• Dataset:
def conv1x1_bn_relu_max(x, weight: torch.Tensor, bias: Optional[torch.Tensor], bn) -> torch.Tensor:
    shape = x.shape
    K = shape[3]
    fused = (bn is not None and bn.training and bias is not None and _group_sums_supported(K)
             and torch.is_grad_enabled())
    if not fused:
        return group_max(conv1x1_bn_act(x, weight, bias, bn, True, defer=True))
    xcoef = None
    if isinstance(x, LazyAct):
        if not x.relu:
            x = x.materialize()
        else:
            x, xcoef = x.y, x.coef
    require_device(x, "the shared MLP")
    w2 = weight.reshape(weight.shape[0], weight.shape[1])
    if bn.num_batches_tracked is not None and not DEFER_BN_COUNTERS:
        bn.num_batches_tracked.add_(1)
    return _SharedMLPLayerMax.apply(x, xcoef, tuple(shape), w2, bias, bn.weight, bn.bias, bn.running_mean,
                                    bn.running_var, bn.momentum, bn.eps, _sink(weight, bias, bn.weight, bn.bias))


def _group_sums_supported(K: int) -> bool:
    lpg = K // 4
    return K >= 4 and K % 4 == 0 and (lpg & (lpg - 1)) == 0 and lpg <= 64


class _SharedMLPLayerPooled(torch.autograd.Function):

    @staticmethod
    def forward(ctx, h, hcoef, dims, pooled, w2, bias, gamma, beta, running_mean, running_var, training, momentum,
                eps, relu, pooled_first, defer, sink):
        ctx.sink = sink
        B, Ch, M, K = dims
        Cp = pooled.shape[1]
        Cout = w2.shape[0]
        ctx.set_materialize_grads(False)
        poff, hoff = (0, Cp) if pooled_first else (Ch, 0)
        h3 = h.contiguous().view(B, Ch, M * K)
        pooled = pooled.contiguous()
        wt = _kmajor(w2)
        r, _ = ops.mlp_gemm(wt[poff:poff + Cp], pooled, tag="fwd_pooled")
        y, stats = ops.mlp_gemm(wt[hoff:hoff + Ch], h3, bias, want_stats=True, rowbias=r, rb_group=K,
                                pro=0 if hcoef is None else 1, coef=hcoef)
        mean, invstd, coef = ops.bn_finalize(stats, B * M * K, gamma, beta, eps, momentum,
                                             running_mean, running_var)
        if relu:
            y = _relu_hook(y, coef)
        ctx.save_for_backward(h3, hcoef, pooled, w2, y, coef, mean, invstd, gamma)
        ctx.dims = (B, Ch, Cp, Cout, M, K, poff, hoff)
        ctx.h_shape = tuple(h.shape)
        ctx.relu = bool(relu)
        if defer:
            ctx.mark_non_differentiable(coef)
            return y, coef
        return ops.bn_apply(y, coef, relu), None

    @staticmethod
    def backward(ctx, dz, _dcoef):
        if dz is None:
            return (None,) * 17
        h3, hcoef, pooled, w2, y, coef, mean, invstd, gamma = ctx.saved_tensors
        B, Ch, Cp, Cout, M, K, poff, hoff = ctx.dims
        dz = dz.contiguous().view(B, Cout, M * K)
        sink = ctx.sink
        dgamma, dbeta, coef4, gsum = _own_bn_backward(dz, y, coef, mean, invstd, gamma, ctx.relu, sink, group=K)
        sdy = ops.bn_group_dy_sum(gsum, coef4, K)
        w2c = w2.contiguous()
        dpooled = dh = dw = None
        if ctx.needs_input_grad[3]:
            dpooled = ops.mlp_gemm(w2c, sdy, tag="dgrad_pooled", M=Cp, a_offset=poff)[0]
        want = FUSED_NARROW_BWD and ctx.needs_input_grad[0] and ctx.needs_input_grad[4] and ctx.relu
        x2 = want and ops.layer_backward_x2_supported(Ch, Cout, M * K, (dz, y, h3), coef4, hcoef)
        fused = x2 or (want and ops.narrow_backward_supported(Ch, Cout, M * K, (dz, y, h3)))
        if fused:
            dw = sink[0].view(w2c.shape) if sink else torch.empty_like(w2c)
            red = FUSED_NARROW_RED and hcoef is not None and hcoef.shape[0] >= 4
            back = ops.mlp_layer_backward_x2 if x2 else ops.mlp_narrow_backward
            with ops.reduce_now(not sink):
                res = back(dz, y, coef4, h3, hcoef, w2c, wcol=hoff, dw_out=dw, Cin=Ch, want_red=red)
                ops.mlp_wgrad(sdy, pooled, out=dw, coloff=poff)
            if red:
                _register_pre_bn_sums(res[0], [res[2]])
            dh = res[0].view(ctx.h_shape)
        if ctx.needs_input_grad[0] and not fused:
            dh = _dgrad(h3, w2c, dz, pro=2, X2=y, coef=coef4, M=Ch, a_offset=hoff, xcoef=hcoef).view(ctx.h_shape)
        if ctx.needs_input_grad[4] and not fused:
            dw = sink[0].view(w2c.shape) if sink else torch.empty_like(w2c)
            with ops.reduce_now(not sink):
                ops.mlp_wgrad(dz, h3, pro=2, G2=y, coef4=coef4, out=dw, coloff=hoff, xcoef=hcoef)
                ops.mlp_wgrad(sdy, pooled, out=dw, coloff=poff)
        db = torch.zeros_like(gamma) if (ctx.needs_input_grad[5] and not sink) else None
        if sink:
            dw = db = dgamma = dbeta = None
        return (dh, None, None, dpooled, dw, db, dgamma, dbeta) + (None,) * 9


def conv1x1_bn_act_pooled(h, pooled: torch.Tensor, weight: torch.Tensor, bias: Optional[torch.Tensor], bn,
                          relu: bool, pooled_first: bool, defer: bool = False):
    hshape = h.shape
    K = hshape[3]
    fused = (bn is not None and bn.training and bias is not None and _group_sums_supported(K)
             and torch.is_grad_enabled())
    if not fused:
        ht = as_tensor(h)
        e = pooled.unsqueeze(3).expand(-1, -1, -1, K)
        return conv1x1_bn_act(torch.cat((e, ht) if pooled_first else (ht, e), dim=1), weight, bias, bn, relu,
                              defer=defer)
    hcoef = None
    if isinstance(h, LazyAct):
        if not h.relu:
            h = h.materialize()
        else:
            h, hcoef = h.y, h.coef
    require_device(h, "the shared MLP")
    w2 = weight.reshape(weight.shape[0], weight.shape[1])
    if bn.num_batches_tracked is not None and not DEFER_BN_COUNTERS:
        bn.num_batches_tracked.add_(1)
    out, coef = _SharedMLPLayerPooled.apply(h, hcoef, tuple(hshape), pooled, w2, bias, bn.weight, bn.bias,
                                            bn.running_mean, bn.running_var, True, bn.momentum, bn.eps, relu,
                                            pooled_first, defer, _sink(weight, bias, bn.weight, bn.bias))
    oshape = (hshape[0], w2.shape[0], hshape[2], K)
    return LazyAct(out, coef, relu, oshape) if defer else out.view(oshape)


def conv1x1_bn_act(x, weight: torch.Tensor, bias: Optional[torch.Tensor],
                   bn: Optional[torch.nn.modules.batchnorm._BatchNorm], relu: bool, defer: bool = False,
                   nograd_prefix: int = 0):
    shape = x.shape
    xcoef = wsrc_in = None
    if isinstance(x, LazyAct):
        if not x.relu:
            x = x.materialize()
        else:
            x, xcoef, wsrc_in = x.y, x.coef, x.wsrc
    require_device(x, "the shared MLP")
    w2 = weight.reshape(weight.shape[0], weight.shape[1])
    x3 = x.reshape(shape[0], shape[1], -1)
    oshape = (shape[0], w2.shape[0]) + tuple(shape[2:])
    if bn is None:
        y, _ = _SharedMLPLayer.apply(x3, xcoef, w2, bias, None, None, None, None, False, 0.0, 0.0, relu, False,
                                     _sink(weight, bias))
        return y.view(oshape)
    training = bn.training or bn.running_mean is None
    if bn.training and bn.num_batches_tracked is not None and not DEFER_BN_COUNTERS:
        bn.num_batches_tracked.add_(1)
    y, coef = _SharedMLPLayer.apply(x3, xcoef, w2, bias, bn.weight, bn.bias, bn.running_mean, bn.running_var,
                                    training, bn.momentum, bn.eps, relu, defer,
                                    _sink(weight, bias, bn.weight, bn.bias) if training else None, nograd_prefix, wsrc_in)
    if not defer:
        return y.view(oshape)
    first = (training and relu and xcoef is None and not x3.requires_grad and x3.shape[1] <= 8 and x3.is_contiguous()
             and torch.is_grad_enabled())
    return LazyAct(y, coef, relu, oshape, wsrc=x3 if first else None)


class _GroupMax(torch.autograd.Function):

    @staticmethod
    def forward(ctx, z):
        pooled, arg = _pooled_act(z.contiguous(), None, False)
        ctx.save_for_backward(arg)
        ctx.K = z.shape[3]
        return pooled

    @staticmethod
    def backward(ctx, dpooled):
        (arg,) = ctx.saved_tensors
        return ops.group_max_backward(dpooled.contiguous(), arg, ctx.K)


class _GroupMaxAct(torch.autograd.Function):

    @staticmethod
    def forward(ctx, y4, coef, relu):
        pooled, arg = _pooled_act(y4.contiguous(), coef, relu)
        ctx.save_for_backward(arg)
        ctx.K = y4.shape[3]
        return pooled

    @staticmethod
    def backward(ctx, dpooled):
        (arg,) = ctx.saved_tensors
        return ops.group_max_backward(dpooled.contiguous(), arg, ctx.K), None, None


class _GroupMaxActFork(torch.autograd.Function):

    @staticmethod
    def forward(ctx, y4, coef, relu):
        pooled, arg, yarg = _pooled_act(y4.contiguous(), coef, relu, want_yarg=True)
        ctx.save_for_backward(arg, y4, coef, yarg)
        ctx.K = y4.shape[3]
        ctx.relu = bool(relu)
        ctx.set_materialize_grads(False)
        return pooled, y4.view_as(y4)

    @staticmethod
    def backward(ctx, dpooled, dy):
        arg, y4, coef, yarg = ctx.saved_tensors
        if dpooled is None:
            return dy, None, None
        if dy is None:
            return ops.group_max_backward(dpooled.contiguous(), arg, ctx.K), None, None
        B, C, M, K = y4.shape
        pre = _take_pre_bn_sums(dy, (B, C, M * K))
        dy = dy.contiguous() if GRAD_SINK else dy.clone(memory_format=torch.contiguous_format)
        dpooled = dpooled.contiguous()
        out = ops.group_max_backward_add_(dy, dpooled, arg)
        if pre is not None and coef.shape[0] >= 4 and GRAD_SINK:
            sparse = ops.bn_pool_backward_partials(dpooled, arg, y4, coef, coef[2], coef[3], ctx.relu, yarg=yarg)
            out3 = out.view(B, C, M * K)
            PRE_BN_SUMS[out3.data_ptr()] = ((B, C, M * K), pre[1] + [sparse], out3._version)
        return out, None, None


def group_max_fork(z):
    if isinstance(z, LazyAct) and _group_sums_supported(z.shape[3]):
        pooled, y = _GroupMaxActFork.apply(z.y.view(z.shape), z.coef, z.relu)
        return pooled, LazyAct(y.view(z.y.shape), z.coef, z.relu, z.shape)
    return group_max(z), z


def group_max(z) -> torch.Tensor:
    if isinstance(z, LazyAct):
        K = z.shape[3]
        if _group_sums_supported(K):
            return _GroupMaxAct.apply(z.y.view(z.shape), z.coef, z.relu)
        z = z.materialize()
    require_device(z, "group_max")
    return _GroupMax.apply(z)


class _KnnGroup(torch.autograd.Function):

    @staticmethod
    def forward(ctx, feat, database, query, idx32):
        B, C, N = feat.shape
        _, M, K = idx32.shape
        out = torch.empty((B, 3 + C, M, K), dtype=torch.float32, device=feat.device)
        ops.group_gather(database.contiguous(), idx32, sub=query.contiguous(), out=out, coff=0)
        ops.group_gather(feat.contiguous(), idx32, out=out, coff=3)
        ctx.dims = (C, N)
        ctx.csr = SEGMENT_BACKWARD and feat.requires_grad and ops.segment_sum_supported(N, M * K)
        if ctx.csr:
            ctx.save_for_backward(*ops.csr_by_index(idx32.view(B, M * K), N))
        else:
            ctx.save_for_backward(idx32)
        return out

    @staticmethod
    def backward(ctx, dout):
        C, N = ctx.dims
        if ctx.csr:
            start, perm = ctx.saved_tensors
            return ops.segment_sum(dout.contiguous(), start, perm, C, coff=3), None, None, None
        (idx32,) = ctx.saved_tensors
        return ops.group_gather_backward(dout.contiguous(), idx32, C, N, coff=3), None, None, None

• About this task: Copy from the entries only those lines that hold the word "hcoef".

• Response to this task:
    def forward(ctx, h, hcoef, dims, pooled, w2, bias, gamma, beta, running_mean, running_var, training, momentum,
                                pro=0 if hcoef is None else 1, coef=hcoef)
        ctx.save_for_backward(h3, hcoef, pooled, w2, y, coef, mean, invstd, gamma)
        h3, hcoef, pooled, w2, y, coef, mean, invstd, gamma = ctx.saved_tensors
        x2 = want and ops.layer_backward_x2_supported(Ch, Cout, M * K, (dz, y, h3), coef4, hcoef)
            red = FUSED_NARROW_RED and hcoef is not None and hcoef.shape[0] >= 4
                res = back(dz, y, coef4, h3, hcoef, w2c, wcol=hoff, dw_out=dw, Cin=Ch, want_red=red)
            dh = _dgrad(h3, w2c, dz, pro=2, X2=y, coef=coef4, M=Ch, a_offset=hoff, xcoef=hcoef).view(ctx.h_shape)
                ops.mlp_wgrad(dz, h3, pro=2, G2=y, coef4=coef4, out=dw, coloff=hoff, xcoef=hcoef)
    hcoef = None
            h, hcoef = h.y, h.coef
    out, coef = _SharedMLPLayerPooled.apply(h, hcoef, tuple(hshape), pooled, w2, bias, bn.weight, bn.bias,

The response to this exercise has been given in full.